Collected data entries
int tp_launch(neo_ctx* ctx, MlpSlot& sl, const neo::TpScene& sc, const neo::TpViews& views, const float* rays_o,
              const float* rays_d, const float* viewdirs, const float* tvals, const float* far, int R, int N, int chunk,
              float* out, hipStream_t s, const int* cull_map = nullptr, const int* cull_count = nullptr,
              bool density_only = false) {
    ORDERED(ctx, s);
    const int slot_index = static_cast<int>(&sl - ctx->tp);
    neo::TpScene scp = sc;
    if (cull_map) {
        scp.cull_map = cull_map;
        scp.cull_count = cull_count;
        scp.grid_w = 0;
    }
    if (scp.grid_w > 0) {
        static int epw = -2, eph = -2;
        if (epw == -2) {
            epw = eph = -1;
            if (const char* e = getenv("NEO_TP_PATCH")) (void)sscanf(e, "%d,%d", &epw, &eph);
        }
        scp.grid_pw = epw >= 0 ? epw : (slot_index < 2 ? 1 : 3);
        scp.grid_ph = eph >= 0 ? eph : (slot_index < 2 ? 1 : 3);
        if (scp.grid_w % (1 << scp.grid_pw) != 0) scp.grid_w = 0;
    }
    {
        static const int quad_default[4] = {16, 16, 16, 16};
        static int equad = -2;
        if (equad == -2) {
            const char* e = getenv("NEO_TP_QUAD");
            const int v = e ? atoi(e) : -1;
            equad = v == 1 ? 4 : (v == 0 || v == 4 || v == 8 || v == 16) ? v : -1;
        }
        const int forced = ctx->tp_quad >= 0 ? ctx->tp_quad : equad;
        scp.quad = cull_map ? 0 : forced >= 0 ? forced : quad_default[slot_index];
    }
    long plane_base[3] = {0, 0, 0};
    if (ctx->precision == 1) {
        if (ctx->planes_checked != ctx->scene_epoch) {
            const size_t n = static_cast<size_t>(sc.nv) * sc.Hp * sc.Wp * 128;
            for (int j = 0; j < 3; ++j) neo::launch_f32_range_check(sc.plane[j], n, 65504.0f / 3.0f, ctx->flags, s);
            ctx->planes_checked = ctx->scene_epoch;
        }
        if (ctx->preproject) {
            const bool planes = ctx->preproject == 2 || (ctx->preproject == 3 && slot_index >= 2);
            if (int rc = ensure_projections(ctx, sl, sc, planes, s, plane_base, true)) return rc;
            guard_split_weights(sl, sl.wpack_hp.p, neo::tp_wpack_hp_bytes(sl.input_ch), ctx->flags, s, neo::SPLIT_WEIGHT_LOW_TP, 1u << 6);
            if (!planes)
                if (int rc = guard_planes_low(ctx, sc, s)) return rc;
            neo::TpMlpHDev mh{sl.wpack_hp.p, sl.bias_hp.as<float>(), sl.heads.as<float>(), ctx->flags};
            const bool dens = density_only && !(cull_map && sl.input_ch == 3);
            if (ctx->tp_dirsum->reserve(static_cast<size_t>(R) * 32 * sizeof(float))) return NEO_ERR_NOMEM;
            if (!dens) neo::launch_tp_dirsum(viewdirs, R, views, sc.nv, ctx->tp_dirsum->as<float>(), s);
            ctx->span_kernel_next = planes ? 2 : 1;
            ctx->span_begin(s);
            if (planes)
                neo::launch_tp_mlp_hpp(sl.input_ch, mh, sl.proj.as<float>(), plane_base, scp, views, rays_o, rays_d, viewdirs, tvals, far,
                                       R, N, chunk, ctx->flags, out, ctx->tp_dirsum->as<float>(), s, dens);
            else
                neo::launch_tp_mlp_hp(sl.input_ch, mh, sl.proj.as<float>(), scp, views, rays_o, rays_d, viewdirs, tvals, far, R, N,
                                      chunk, ctx->flags, out, ctx->tp_dirsum->as<float>(), s, dens);
        } else {
            guard_split_weights(sl, sl.wpack_h.p, neo::tp_wpack_h_bytes(sl.input_ch), ctx->flags, s, neo::SPLIT_WEIGHT_LOW_TP);
            if (ctx->latent_checked != ctx->scene_epoch) {
                neo::launch_f32_range_check(sc.latent, static_cast<size_t>(sc.nv) * sc.Hf * sc.Wf * 512, 65504.0f, ctx->flags, s);
                ctx->latent_checked = ctx->scene_epoch;
            }
            if (int rc = guard_planes_low(ctx, sc, s)) return rc;
            if (ctx->latent_low_checked != ctx->scene_epoch) {
                if (int rc = ctx->touch_shared(s)) return rc;
                if (int rc = guard_map_low(ctx, MAP_MAX_LATENT, &sc.latent, 1, static_cast<size_t>(sc.nv) * sc.Hf * sc.Wf * 512,
                                           neo::SPLIT_MAP_LOW, true, s)) return rc;
                ctx->latent_low_checked = ctx->scene_epoch;
            }
            neo::TpMlpHDev mh{sl.wpack_h.p, sl.bias.as<float>(), sl.heads.as<float>(), ctx->flags};
            ctx->span_kernel_next = 3;
            ctx->span_begin(s);
            neo::launch_tp_mlp_h(sl.input_ch, mh, scp, views, rays_o, rays_d, viewdirs, tvals, far, R, N, chunk, ctx->flags, out, s);
        }
    } else {
        neo::TpMlpDev m{sl.wpack.as<float>(), sl.bias.as<float>(), sl.heads.as<float>()};
        const bool planes = ctx->preproject >= 2;
        if (ctx->preproject)
            if (int rc = ensure_projections(ctx, sl, sc, planes, s, plane_base)) return rc;
        const float* pbase = sl.proj.as<float>();
        const neo::TpPlaneProj pp{{pbase + plane_base[0] * 256, pbase + plane_base[1] * 256, pbase + plane_base[2] * 256}};
        if (ctx->preproject) {
            if (ctx->tp_dirsum->reserve(static_cast<size_t>(R) * 32 * sizeof(float))) return NEO_ERR_NOMEM;
            neo::launch_tp_dirsum(viewdirs, R, views, sc.nv, ctx->tp_dirsum->as<float>(), s);
        }
        ctx->span_kernel_next = 4;
        ctx->span_begin(s);
        neo::launch_tp_mlp(sl.input_ch, m, scp, views, rays_o, rays_d, viewdirs, tvals, far, R, N, chunk, ctx->flags, out, s,
                           ctx->preproject ? sl.proj.as<float>() : nullptr, planes ? &pp : nullptr,
                           ctx->preproject ? ctx->tp_dirsum->as<float>() : nullptr);
    }
    ctx->span_end(s, cull_map ? 0.0 : static_cast<double>(R) * N, tp_flop_per_point(sl.input_ch, sc.nv));
    return NEO_OK;
}

constexpr int SKIP_WINDOW_DEFAULT = 4096;

int tp_eval_skipping(neo_ctx* ctx, const TpFrame& f, const TpFrameArgs& a, int level, const float* fg_t, int N, float* fg_out,
                     uint8_t* keep, long long* kept) {
    hipStream_t s = f.s;
    const int win = std::min(ctx->skip_window > 0 ? ctx->skip_window : SKIP_WINDOW_DEFAULT, a.R);
    const size_t cap = static_cast<size_t>(win) * N;
    REQUIRE(cap * 3 <= 2147483647UL, "skip window too large for 32-bit indices");
    if (ctx->ws[12].reserve(neo::occ_rows_bytes(cap)) || (!keep && ctx->ws[13].reserve(cap))) return NEO_ERR_NOMEM;
    neo::OccRows w;
    w.carve(ctx->ws[12].p, cap);
    const uint32_t* bits = ctx->occ_G ? ctx->occ_bits.as<uint32_t>() : nullptr;
    if (kept) HIP_TRY(hipMemsetAsync(kept, 0, sizeof(long long), s));
    neo::launch_occ_iota(w.iota, static_cast<int>(cap), s);
    for (int r0 = 0; r0 < a.R; r0 += win) {
        const int rays = std::min(win, a.R - r0);
        const int P = rays * N;
        const size_t first = static_cast<size_t>(r0) * N;
        uint8_t* keep_win = keep ? keep + first : ctx->ws[13].as<uint8_t>();
        neo::launch_occ_compact(a.rays_o, a.rays_d, a.viewdirs, fg_t + first, r0, rays, a.R, N, a.chunk, bits, ctx->occ_G, keep_win,
                                w, kept, s);
        if (int rc = tp_launch(ctx, ctx->tp[level], f.sc, f.views, w.o, w.d, w.v, w.t, nullptr, P, 1, a.chunk, w.out, s, w.iota, w.count))
            return rc;
        neo::launch_occ_scatter(keep_win, P, w, fg_out + first * 4, s);
    }
    return NEO_OK;
}

struct TpTermState {
    double* carry;
    float* trans;
    int* stop;
    int* cws;
    static size_t bytes(size_t r, int win) { return r * 16 + neo::cull_ws_ints(win) * sizeof(int); }
    void carve(void* base, size_t r) {
        carry = static_cast<double*>(base);
        trans = reinterpret_cast<float*>(carry + r);
        stop = reinterpret_cast<int*>(trans + r);
        cws = stop + r;
    }
};

int tp_eval_terminating(neo_ctx* ctx, const TpFrame& f, const TpFrameArgs& a, int level, const float* fg_t, const float* far, int N,
                        float* fg_out, float eps, int segment, const TpTermState& st, int win, long long* kept) {
    hipStream_t s = f.s;
    const int seg = std::min(segment, N);
    const size_t cap = static_cast<size_t>(win) * seg;
    if (ctx->ws[12].reserve(neo::occ_rows_bytes(cap))) return NEO_ERR_NOMEM;
    neo::OccRows w;
    w.carve(ctx->ws[12].p, cap);
    HIP_TRY(hipMemsetAsync(fg_out, 0, static_cast<size_t>(a.R) * N * 16, s));
    neo::launch_term_init(st.trans, st.stop, a.R, 0, kept, 0, s);
    neo::launch_occ_iota(w.iota, static_cast<int>(cap), s);
    for (int r0 = 0; r0 < a.R; r0 += win) {
        const int rays = std::min(win, a.R - r0);
        for (int b0 = 0; b0 < N; b0 += segment) {
            const int len = std::min(segment, N - b0);
            const int P = rays * len;
            neo::launch_cull_compact(st.trans + r0, st.trans + r0, rays, eps, st.cws, nullptr, s);
            const int* map_w = neo::cull_map_of(st.cws, rays);
            const int* count_w = neo::cull_count_of(st.cws, rays);
            neo::launch_term_emit(a.rays_o, a.rays_d, a.viewdirs, fg_t, map_w, count_w, r0, rays, a.R, N, b0, len, a.chunk, w, kept, s);
            if (int rc = tp_launch(ctx, ctx->tp[level], f.sc, f.views, w.o, w.d, w.v, w.t, nullptr, P, 1, a.chunk, w.out, s, w.iota, w.count))
                return rc;
            neo::launch_term_scatter(w, P, fg_out, s);
            neo::launch_term_advance(fg_out, fg_t, a.rays_d, far, N, b0, b0 + len, segment, eps, map_w, count_w, rays, r0, st.carry,
                                     st.trans, st.stop, s);
        }
    }
    return NEO_OK;
}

Exercise directions
Please reproduce, exactly as they appear above, the lines from the line containing "if (ctx->ws[12].reserve(neo::occ_rows_bytes(cap)) ||" up to and including the line containing "HIP_TRY(hipMemsetAsync(fg_out, 0, static_cast<size_t>(a.R)".

Expected answer
    if (ctx->ws[12].reserve(neo::occ_rows_bytes(cap)) || (!keep && ctx->ws[13].reserve(cap))) return NEO_ERR_NOMEM;
    neo::OccRows w;
    w.carve(ctx->ws[12].p, cap);
    const uint32_t* bits = ctx->occ_G ? ctx->occ_bits.as<uint32_t>() : nullptr;
    if (kept) HIP_TRY(hipMemsetAsync(kept, 0, sizeof(long long), s));
    neo::launch_occ_iota(w.iota, static_cast<int>(cap), s);
    for (int r0 = 0; r0 < a.R; r0 += win) {
        const int rays = std::min(win, a.R - r0);
        const int P = rays * N;
        const size_t first = static_cast<size_t>(r0) * N;
        uint8_t* keep_win = keep ? keep + first : ctx->ws[13].as<uint8_t>();
        neo::launch_occ_compact(a.rays_o, a.rays_d, a.viewdirs, fg_t + first, r0, rays, a.R, N, a.chunk, bits, ctx->occ_G, keep_win,
                                w, kept, s);
        if (int rc = tp_launch(ctx, ctx->tp[level], f.sc, f.views, w.o, w.d, w.v, w.t, nullptr, P, 1, a.chunk, w.out, s, w.iota, w.count))
            return rc;
        neo::launch_occ_scatter(keep_win, P, w, fg_out + first * 4, s);
    }
    return NEO_OK;
}

struct TpTermState {
    double* carry;
    float* trans;
    int* stop;
    int* cws;
    static size_t bytes(size_t r, int win) { return r * 16 + neo::cull_ws_ints(win) * sizeof(int); }
    void carve(void* base, size_t r) {
        carry = static_cast<double*>(base);
        trans = reinterpret_cast<float*>(carry + r);
        stop = reinterpret_cast<int*>(trans + r);
        cws = stop + r;
    }
};

int tp_eval_terminating(neo_ctx* ctx, const TpFrame& f, const TpFrameArgs& a, int level, const float* fg_t, const float* far, int N,
                        float* fg_out, float eps, int segment, const TpTermState& st, int win, long long* kept) {
    hipStream_t s = f.s;
    const int seg = std::min(segment, N);
    const size_t cap = static_cast<size_t>(win) * seg;
    if (ctx->ws[12].reserve(neo::occ_rows_bytes(cap))) return NEO_ERR_NOMEM;
    neo::OccRows w;
    w.carve(ctx->ws[12].p, cap);
    HIP_TRY(hipMemsetAsync(fg_out, 0, static_cast<size_t>(a.R) * N * 16, s));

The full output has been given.